• Description of the task: Look through the listing below and work out how many of its lines hold the word "ChunkKeep". Give only the number.

• Given data:
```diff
diff --git a/hevcbitstream_amd/csrc/hbs_sparse.h b/hevcbitstream_amd/csrc/hbs_sparse.h
--- a/hevcbitstream_amd/csrc/hbs_sparse.h
+++ b/hevcbitstream_amd/csrc/hbs_sparse.h
@@ -145,15 +145,31 @@
     }
 }
 
+struct ChunkKeep {
+    uint32_t inside_mask;
+    uint32_t keep;
+    bool after;
+};
+HBS_HD ChunkKeep chunk_keep(const ChunkMarks& m, bool inside)
+{
+    const uint32_t x = ~m.ev & 0xFFFFu;
+    const uint32_t run = (((m.ev_start << 1) + x) ^ x) & x;
+    const uint32_t head = m.ev != 0u ? ((1u << __builtin_ctz(m.ev)) - 1u) : 0xFFFFu;
+    ChunkKeep k;
+    k.inside_mask = run | (inside ? head : 0u);
+    k.keep = m.cand & k.inside_mask;
+    k.after = m.ev != 0u ? ((m.ev_start >> (31 - __builtin_clz(m.ev))) & 1u) != 0u : inside;
+    return k;
+}
+
 HBS_D uint32_t emit_chunk_fast(const ElemClasses& cls, uint64_t g0, const ChunkMarks& m, bool inside,
                                uint64_t nal_ord, uint64_t rbsp_pos, const EmitTarget& tgt)
 {
-    uint32_t inside_mask = 0, cur = 0;
+    const ChunkKeep ck = chunk_keep(m, inside);
     uint64_t ord = nal_ord;
     for (uint32_t r = m.ev; r != 0; r &= r - 1) {
         const uint32_t e = (uint32_t)__builtin_ctz(r);
         if (inside) {
-            inside_mask |= ((1u << e) - 1u) & ~((1u << cur) - 1u);
             const uint64_t k = ord - 1;
             const bool zz = ((cls.z >> (e + 3)) & (cls.z >> (e + 4)) & 1u) != 0u;
             if (k < tgt.index_cap) {
@@ -166,24 +182,22 @@
             const uint64_t k = ord++;
             if (k < tgt.index_cap) {
                 tgt.index[k].start = g0 + e + 1;
-                tgt.index[k].rbsp_off = rbsp_pos + (uint32_t)__builtin_popcount(m.cand & inside_mask);
+                tgt.index[k].rbsp_off = rbsp_pos + (uint32_t)__builtin_popcount(ck.keep & ((1u << e) - 1u));
             } else {
-                if (k == tgt.index_cap) tgt.hdr->cap_next_off = rbsp_pos + (uint32_t)__builtin_popcount(m.cand & inside_mask);
+                if (k == tgt.index_cap) tgt.hdr->cap_next_off = rbsp_pos + (uint32_t)__builtin_popcount(ck.keep & ((1u << e) - 1u));
                 flag_error(tgt.hdr, (uint32_t)(-HBS_E_CAPACITY));
             }
             inside = true;
         } else {
             inside = false;
         }
-        cur = e + 1;
-    }
-    if (inside) inside_mask |= 0xFFFFu & ~((1u << cur) - 1u);
-    for (uint32_t r = m.err & inside_mask; r != 0; r &= r - 1) {
+    }
+    for (uint32_t r = m.err & ck.inside_mask; r != 0; r &= r - 1) {
         const uint32_t pos = (uint32_t)__builtin_ctz(r);
         const uint64_t k = nal_ord + (uint32_t)__builtin_popcount(m.ev_start & ((1u << pos) - 1u)) - 1;
         if (k < tgt.index_cap) atomic_or_status(&tgt.index[k], HBS_ST_ERROR);
     }
-    return m.cand & inside_mask;
+    return ck.keep;
 }
 
 struct ElemPacked { uint32_t a, b, c; };
```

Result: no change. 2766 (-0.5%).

• Finished task: 4